# [Solved] Problem with cups and pam

## Mben

A while (several months at least) cups started refusing to let me log in using my root password (or any other). At the time the quick fix was to change the configuration so that cups wouldn't prompt for a password to do anything, but now I am trying to get network printing working and this is no longer acceptable.  I haven't been able to find anyone having a similar problem on the web, so I am hoping someone here might have some idea what is causing this.
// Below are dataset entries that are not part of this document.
static int solve_impl(sfmba_handle* h, const double* x_start, double* x_inout, const sfmba_options* opt_in, sfmba_result* out) {
    CHK(enter(h));
    CHK(check_ready(h, x_start));
    if (!x_inout) return fail(h, -1, "x_out is NULL");
    if (!out) return fail(h, -1, "result is NULL");
    sfmba_options opt;
    if (opt_in) opt = *opt_in; else sfmba_default_options(&opt);
    memset(out, 0, sizeof *out);
    h->solved = false;
    h->skip = nullptr; h->post = Mailbox{};
    h->pending_scale_sums = false;
    h->p2p.first_in_solve = true;
    if (h->dbg.p2p_delay_ms > 0) std::this_thread::sleep_for(std::chrono::milliseconds(h->dbg.p2p_delay_ms));
    const double t_begin = now_s();
    const int64_t C = h->C, P = h->P, n = h->n;
    const int64_t max_nfev = opt.max_nfev > 0 ? opt.max_nfev : 100 * (6 * C + 3 * P);
    const double m_total = 2.0 * (double)h->N_total;
    double* sc = h->scal();

    h->x = h->xa.as<double>(); h->x_new = h->xb.as<double>();
    h->tab = h->tabA.as<double>(); h->tab_new = h->tabB.as<double>();
    h->rec = h->recA.as<double>(); h->rec_new = h->recB.as<double>();
    CHK(upload_x(h, x_start));
    h->mirror_on = h->copy_stream != nullptr && n >= 2000000;
    h->x_tag = 0; h->mirror_tag[0] = h->mirror_tag[1] = 0;
    if (h->mirror_on) {
        HIPCHK(h, h->mirror[0].ensure(sizeof(double) * n, 0));
        HIPCHK(h, h->mirror[1].ensure(sizeof(double) * n, 0));
    }
    HIPCHK(h, hipMemsetAsync(h->scal() + kGhPrevSlot, 0, 2 * sizeof(double), h->stream));
    const double t_dev0 = now_s();
    report_stall(h, "upload_x", t_dev0 - t_begin);

    struct EventList : std::vector<std::pair<hipEvent_t, hipEvent_t>> {
        ~EventList() { for (auto& pr : *this) { (void)hipEventDestroy(pr.first); (void)hipEventDestroy(pr.second); } }
    } evs;
    int np_cost = 0;
    auto eval_jac = [&](const double* x, double* tab, bool table_ready, bool finish = true) -> int {
        if (!table_ready) CHK(launch_cam_table(h, x, tab, h->rec));
        int& np = np_cost;
        if (opt.profile) {
            hipEvent_t a, b;
            HIPCHK(h, hipEventCreateWithFlags(&a, hipEventDisableSystemFence));
            if (hipEventCreateWithFlags(&b, hipEventDisableSystemFence) != hipSuccess) {
                (void)hipEventDestroy(a);
                return fail(h, -3, "hipEventCreateWithFlags failed");
            }
            evs.emplace_back(a, b);
            CHK((launch_resjac<true, true>(h, x, tab, &np, a, b)));
        } else {
            CHK((launch_resjac<true, true>(h, x, tab, &np)));
        }
        if (finish) CHK(launch_finish(h, h->part.as<double>(), np, 1, 0));
        return 0;
    };
    auto linearise = [&](int first) -> int {
        CHK(launch_normal_blocks(h, h->x, h->tab, h->rec));
        CHK(launch_update_scale(h, first));
        CHK(exchange_linearise(h));
        return 0;
    };

    CHK(eval_jac(h->x, h->tab, false));
    CHK(exchange(h, sc, 1, 0));
    CHK(linearise(1));
    CHK(fetch_scalars(h));
    double cost = 0.5 * h->h_scal[0];
    if (!std::isfinite(cost)) return fail(h, -2, "Residuals are not finite in the initial point.");
    out->cost0 = cost;
    out->rmse0 = std::sqrt(2.0 * cost / m_total);
    int64_t nfev = 1, njev = 1, iteration = 0, pcg_total = 0;
    double Delta = std::sqrt(qsum(h, 2));
    if (Delta == 0.0) Delta = 1.0;
    int status = -1;
    double step_norm = 0.0, actual_reduction = 0.0, g_norm = 0.0, reg_term = 0.0;
    bool have_red = false;
    int pcg_guess = h->pcg_hint;
    std::vector<int> pcg_hist_new;
    bool guess_exact = false;
    unsigned long long sig = h->problem_gen * 0x9E3779B97F4A7C15ull;
    {
        const int64_t stride = std::max<int64_t>(1, n / 509);
        for (int64_t k = 0; k < n; k += stride) {
            unsigned long long bits;
            memcpy(&bits, x_start + k, sizeof bits);
            sig = (sig ^ bits) * 0x100000001B3ull;
        }
    }
    const bool hist_same = h->hist_C == C && h->hist_P == P && h->hist_N == h->N && h->hist_sig == sig;
    const bool hist_near = hist_same || (h->hist_N > 0 && std::llabs(h->hist_C - C) <= 1 && 2 * h->N >= h->hist_N && h->N <= 2 * h->hist_N);
    if (!hist_near) { h->pcg_hist.clear(); h->pcg_hint = 0; pcg_guess = 0; }
    if (!h->pcg_hist.empty() && h->pcg_hist[0] > 0) { pcg_guess = h->pcg_hist[0]; guess_exact = hist_same; }
    int64_t pcg_breakdowns = 0;
    bool nb_valid = true;
    const bool pcg_debug = h->dbg.trace_pcg != 0;
    const int pcg_bias = h->dbg.pcg_guess_bias;
    if (opt.verbose >= 2) print_header(h);

    for (;;) {
        if (!nb_valid) {
            CHK(eval_jac(h->x, h->tab, true));
            CHK(launch_normal_blocks(h, h->x, h->tab, h->rec));
            nb_valid = true;
        }
        const bool one_rank = !multi_rank(h);
        int np = 0;
        const bool scale_sums_rode = h->pending_scale_sums;
        CHK(launch_jdot(h, &np));
        if (!one_rank && h->p2p.ready) {
            Piggyback pb{h->partB(), sc, FinishJob{}, 1, 1, 0};
            pb.job.row0[0] = 0; pb.job.nrows[0] = np;
            for (int k = 0; k < kNQ; ++k) { pb.job.slot[0][k] = 1 + k; pb.job.slot[1][k] = -1; }
            static_assert(kMaxSlot == 12, "mask below assumes the maximum sits at the end of the run");
            CHK(p2p_allreduce(h, sc + 1, scale_sums_rode ? kMaxSlot : 1, 0, nullptr,
                              scale_sums_rode ? 1ull << (kMaxSlot - 1) : 0ull, &pb));
            ++h->n_collectives;
        } else if (!one_rank) {
            CHK(launch_finish(h, h->partB(), np, 1, 1));
            if (scale_sums_rode) CHK(exchange_linearise(h));
            CHK(exchange(h, sc + 1, 1, 0));
        }
        {
            const int bc = (int)((C + 63) / 64), bp = (int)((P + 63) / 64);
            hipLaunchKernelGGL(k_prep, dim3(bc + bp), dim3(64), 0, h->stream, sc, Delta, opt.reg_min, h->Ugc(),
                               h->V.as<double>(), h->gp.as<double>(), h->si.as<double>(), (int)C, (int)P, bc,
                               h->Dc.as<double>(), (h->dbg.precond == 0 ? h->Minv.as<double>() : (double*)nullptr),
                               vinv_ptr(h), h->rec + 3,
                               one_rank ? (const double*)h->partB() : (const double*)nullptr, np, opt.pcg_tol,
                               std::max(opt.pcg_tol, opt.pcg_tol_max), (const double*)(h->x + 6 * C),
                               (h->use_rhsrec && !(h->dense && one_rank)) ? h->rhsrec.as<double>() : (double*)nullptr,
                               (h->dense && one_rank) ? MixedPrep{nullptr, nullptr, nullptr, nullptr, Origin{0.0, 0.0, 0.0}} : mixed_prep(h, h->tab));
            LAUNCHED(h);
        }
        const bool dense = h->dense && one_rank;
        if (!dense) CHK(launch_rhs_and_preconditioner(h));
        if (!dense) CHK(pcg_start(h, opt));
        PcgCtrl hc{};
        if (dense) {
            CHK(launch_dense_solve(h, kDenseTolFactor * opt.pcg_tol, pcg_max_iters(h, opt), true));
        } else if (pcg_guess > 0) {
            CHK(pcg_enqueue(h, pcg_guess + (h->pcg_fused ? 1 : 0) + (guess_exact ? 0 : 1), true));
        } else {
            CHK(pcg_finish_polling(h, opt, &hc));
        }
        int np_tail = 0;
        auto tail = [&](bool for_device_step) -> int {
            CHK(launch_backsub(h, &np));
            np_tail = np;
            if (!one_rank && h->p2p.ready) {
                const Piggyback pb = backsub_rider(h, np);
                CHK(p2p_allreduce(h, sc + 2, 6, 0, nullptr, 0, &pb));
                ++h->n_collectives;
                return 0;
            }
            if (!(for_device_step && one_rank)) CHK(launch_finish_backsub(h, np));
            CHK(exchange_tail(h));
            return 0;
        };
        CHK(tail(true));

        Mailbox trial_post{};
        bool trial_post_pending = false;
        auto enqueue_trial = [&](const double* coef_dev, double c1, double c2) -> int {
            const int bc = (int)((C + 255) / 256);
            hipLaunchKernelGGL(k_step_table, dim3(bc + grid_1d(3 * P, 256, 2048)), dim3(256), 0, h->stream, h->x,
                               h->sg.as<double>(), h->p.as<double>(), c1, c2, coef_dev, (int)C, n, bc, h->x_new,
                               h->tab_new, h->rec_new, h->skip);
            LAUNCHED(h);
            if (h->mirror_on) {
                const int w = h->x_new == h->xa.as<double>() ? 0 : 1;
                HIPCHK(h, hipEventRecord(h->ev_written, h->stream));
                HIPCHK(h, hipStreamWaitEvent(h->copy_stream, h->ev_written, 0));
                HIPCHK(h, hipMemcpyAsync(h->mirror[w].p, h->x_new, sizeof(double) * n, hipMemcpyDeviceToHost, h->copy_stream));
                HIPCHK(h, hipEventRecord(h->ev_copied[w], h->copy_stream));
                h->mirror_tag[w] = ++h->copy_count;
            }
            const Mailbox mb{h->mbox_dev, sc, h->ctrl.as<PcgCtrl>() + (h->pcg_L & 1), ++h->mbox_seq, p2p_error_word(h)};
            const bool ranks = multi_rank(h);
            if (ranks && h->p2p.ready) {
                CHK(eval_jac(h->x_new, h->tab_new, true, false));
                Piggyback pb{h->part.as<double>(), sc, FinishJob{}, 1, 1, 0};
                pb.job.row0[0] = 0; pb.job.nrows[0] = np_cost;
                for (int k = 0; k < kNQ; ++k) { pb.job.slot[0][k] = k; pb.job.slot[1][k] = -1; }
                CHK(p2p_allreduce(h, sc, 1, 0, nullptr, 0, &pb, &mb, h->skip));
                ++h->n_collectives;
                return 0;
            }
            if (!ranks && h->dbg.cost_rider == 0) {
                h->post = mb;
                const int rc = eval_jac(h->x_new, h->tab_new, true);
                h->post = Mailbox{};
                return rc;
            }
            if (!ranks) {
                CHK(eval_jac(h->x_new, h->tab_new, true, false));
                trial_post = mb;
                trial_post_pending = true;
                return 0;
            }
            CHK(eval_jac(h->x_new, h->tab_new, true));
            CHK(exchange(h, sc, 1, 0));
            hipLaunchKernelGGL(k_post, dim3(1), dim3(64), 0, h->stream, mb);
            LAUNCHED(h);
            return 0;
        };
        auto handoff = [&](bool with_ctrl) -> int {
            if (trial_post_pending) CHK(launch_normal_blocks(h, h->x_new, h->tab_new, h->rec_new, np_cost, trial_post));
            else CHK(launch_normal_blocks(h, h->x_new, h->tab_new, h->rec_new));
            trial_post_pending = false;
            nb_valid = false;
            CHK(wait_mailbox(h, h->mbox_seq));
            memcpy(h->h_scal, h->mbox, sizeof(double) * kScalSlots);
            if (with_ctrl) memcpy(&hc, h->mbox + kMboxCtrl, sizeof hc);
            return 0;
        };
        const bool speculated = pcg_guess > 0 || dense;
        const int pcg_enqueued = pcg_guess > 0 ? pcg_guess + (h->pcg_fused ? 1 : 0) + (guess_exact ? 0 : 1) : 0;
        bool missed = false;
        for (bool speculative = speculated;;) {
            hipLaunchKernelGGL(k_tr_step, dim3(1), dim3(one_rank ? 1024 : 64), 0, h->stream, sc, Delta,
                               speculative ? (const PcgCtrl*)(h->ctrl.as<PcgCtrl>() + (h->pcg_L & 1)) : (const PcgCtrl*)nullptr,
                               one_rank ? backsub_rider(h, np_tail) : Piggyback{});
            LAUNCHED(h);
            h->skip = sc + 30;
            int rc_trial = enqueue_trial(sc + 25, 0.0, 0.0);
            if (rc_trial == 0) rc_trial = handoff(speculative);
            h->skip = nullptr;
            CHK(rc_trial);
            if (!(speculative && hc.done == 0)) break;
            missed = true;
            nb_valid = true;
            if (opt.profile && !evs.empty()) {
                (void)hipEventDestroy(evs.back().first);
                (void)hipEventDestroy(evs.back().second);
                evs.pop_back();
            }
            CHK(pcg_finish_polling(h, opt, &hc));
            CHK(tail(true));
            speculative = false;
        }
        bool first_trial_ready = true;
        if (hc.done == 3) ++pcg_breakdowns;

        g_norm = std::max(h->h_scal[kMaxSlot], h->h_scal[kCamSlot + 0]);
        if (g_norm < opt.gtol) status = 1;
        if (opt.verbose >= 2) print_iter(h, iteration, nfev, cost, have_red, actual_reduction, step_norm, g_norm);
        if (status != -1 || nfev >= max_nfev || (opt.max_iter > 0 && iteration >= opt.max_iter)) break;
        pcg_total += hc.iters;
        if (pcg_debug && dense)
            fprintf(stderr, "sfmba: iteration %lld: PCG in LDS, %d iterations, outcome %d, reg %.3e\n", (long long)iteration,
                    hc.iters, hc.done, h->h_scal[kRegSlot]);
        else if (pcg_debug)
            fprintf(stderr, "sfmba: iteration %lld: PCG enqueued %d, needed %d%s\n", (long long)iteration,
                    pcg_enqueued, hc.iters, missed ? " (miss)" : "");
        h->pcg_hint = std::max(hc.iters, h->pcg_hint - 1);
        pcg_hist_new.push_back(hc.iters);
        {
            const int rec = (iteration + 1 < (int64_t)h->pcg_hist.size()) ? h->pcg_hist[iteration + 1] : 0;
            guess_exact = rec > 0 && pcg_bias == 0 && hist_same;
            pcg_guess = std::max(1, (guess_exact ? rec : h->pcg_hint) + pcg_bias);
        }
        reg_term = h->h_scal[kRegSlot];

        const double x_norm = std::sqrt(qsum(h, 3));
        const TrModel model = tr_build_model(h->h_scal[1], h->h_scal[2], h->h_scal[3], qsum(h, 1), qsum(h, 5),
                                             qsum(h, 6), qsum(h, 4), qsum(h, 7), qsum(h, 8));

        actual_reduction = -1.0;
        double cost_new = cost;
        while (actual_reduction <= 0.0 && nfev < max_nfev) {
            TrStep st;
            if (first_trial_ready) {
                st.c1 = h->h_scal[25]; st.c2 = h->h_scal[26]; st.predicted = h->h_scal[27];
                st.step_h_norm = h->h_scal[28]; st.step_norm = h->h_scal[29];
                first_trial_ready = false;
            } else {
                st = tr_solve_step(model, Delta);
                CHK(enqueue_trial(nullptr, st.c1, st.c2));
                CHK(handoff(false));
            }
            ++nfev;
            cost_new = 0.5 * h->h_scal[0];
            if (!std::isfinite(cost_new)) {
                Delta = 0.25 * st.step_h_norm;
                continue;
            }
            actual_reduction = cost - cost_new;
            double ratio;
            const double Delta_new = update_tr_radius(Delta, actual_reduction, st.predicted, st.step_h_norm,
                                                      st.step_h_norm > 0.95 * Delta, &ratio);
            step_norm = st.step_norm;
            const int term = check_termination(actual_reduction, cost, step_norm, x_norm, ratio, opt.ftol, opt.xtol);
            if (term != 0) { status = term; break; }
            Delta = Delta_new;
        }
        have_red = true;
        if (actual_reduction > 0.0) {
            std::swap(h->x, h->x_new);
            std::swap(h->tab, h->tab_new);
            std::swap(h->rec, h->rec_new);
            h->x_tag = h->mirror_tag[h->x == h->xa.as<double>() ? 0 : 1];
            nb_valid = true;
            cost = cost_new;
            ++njev;
            CHK(launch_update_scale(h, 0, true));
        } else {
            step_norm = 0.0;
            actual_reduction = 0.0;
        }
        ++iteration;
        if (status != -1) {
            if (h->pending_scale_sums) {
                CHK(flush_scale_sums(h));
                CHK(exchange_linearise(h));
            }
            CHK(fetch_scalars(h));
            g_norm = std::max(h->h_scal[kMaxSlot], h->h_scal[kCamSlot + 0]);
            if (opt.verbose >= 2) print_iter(h, iteration, nfev, cost, have_red, actual_reduction, step_norm, g_norm);
            break;
        }
    }
    if (status == -1) status = 0;
    if (!nb_valid) {
        int np = 0;
        CHK((launch_resjac<false, true>(h, h->x, h->tab, &np)));
    }

    CHK(ensure_h_x(h));
    const double t_dl0 = now_s();
    const int xw = h->x == h->xa.as<double>() ? 0 : 1;
    const bool mirrored = h->mirror_on && h->x_tag != 0 && h->mirror_tag[xw] == h->x_tag;
    const size_t xbytes = sizeof(double) * (size_t)n;
    if (!mirrored) HIPCHK(h, hipMemcpyAsync(h->h_x, h->x, xbytes, hipMemcpyDeviceToHost, h->stream));
    if (h->p2p.ready)
        HIPCHK(h, hipMemcpyAsync(h->h_scal + 62, h->p2p.words + 1, sizeof(unsigned), hipMemcpyDeviceToHost, h->stream));
    CHK(wait_stream(h));
    if (mirrored) HIPCHK(h, hipEventSynchronize(h->ev_copied[xw]));
    const double t_dl1 = now_s();
    if (h->p2p.ready) {
        unsigned err = 0;
        memcpy(&err, h->h_scal + 62, sizeof err);
        if (err != 0) return p2p_timed_out(h, err);
    }
    staging_copy(h, x_inout, mirrored ? h->mirror[xw].p : (const void*)h->h_x, xbytes);
    if (h->mirror_on) HIPCHK(h, hipStreamSynchronize(h->copy_stream));
    const double t_end = now_s();
    if (h->dbg.trace_timing)
        fprintf(stderr, "sfmba: solve  %.3f ms total, upload %.1f us, result: copy + wait %.1f us, staging copy %.1f us\n", 1e3 * (t_end - t_begin),
                1e6 * (t_dev0 - t_begin), 1e6 * (t_dl1 - t_dl0), 1e6 * (t_end - t_dl1));
    if (!evs.empty()) {
        double tot = 0.0;
        for (auto& pr : evs) {
            float ms = 0.f;
            if (hipEventElapsedTime(&ms, pr.first, pr.second) == hipSuccess) tot += ms;
        }
        out->resjac_avg_us = 1e3 * tot / (double)evs.size();
        out->resjac_launches = (int64_t)evs.size();
    }
    h->pcg_hist.swap(pcg_hist_new);
    h->hist_C = C; h->hist_P = P; h->hist_N = h->N; h->hist_sig = sig;
    out->cost = cost;
    out->optimality = g_norm;
    out->rmse = std::sqrt(2.0 * cost / m_total);
    out->nfev = nfev; out->njev = njev; out->iterations = iteration; out->pcg_iterations = pcg_total;
    out->status = status;
    out->seconds_total = t_end - t_begin;
    out->seconds_device = t_end - t_dev0;
    out->last_step_norm = step_norm;
    out->last_reg = reg_term;
    out->reserved = (int32_t)pcg_breakdowns;
    h->solved = true;
    return 0;
}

I think it has something to do with pam because of the messages in the cups error log like this one:

```

E [16/Mar/2007:19:38:53 -0400] cupsdAuthorize: pam_authenticate() returned 28 (Module is unknown)!

I [16/Mar/2007:19:38:53 -0400] commptr=""

```

```

emerge -pv cups

[ebuild   R   ] net-print/cups-1.2.8  USE="X dbus jpeg nls pam php png ppds samba ssl tiff -ldap -slp" 0 kB 

```

Otherwise, printing works fine.

I have tried remerging cups and pam as well as their plugins. Since I have a fairly old install I tried rm'ing /etc/cups and starting fresh but this didn't help. My system is up to date ~x86.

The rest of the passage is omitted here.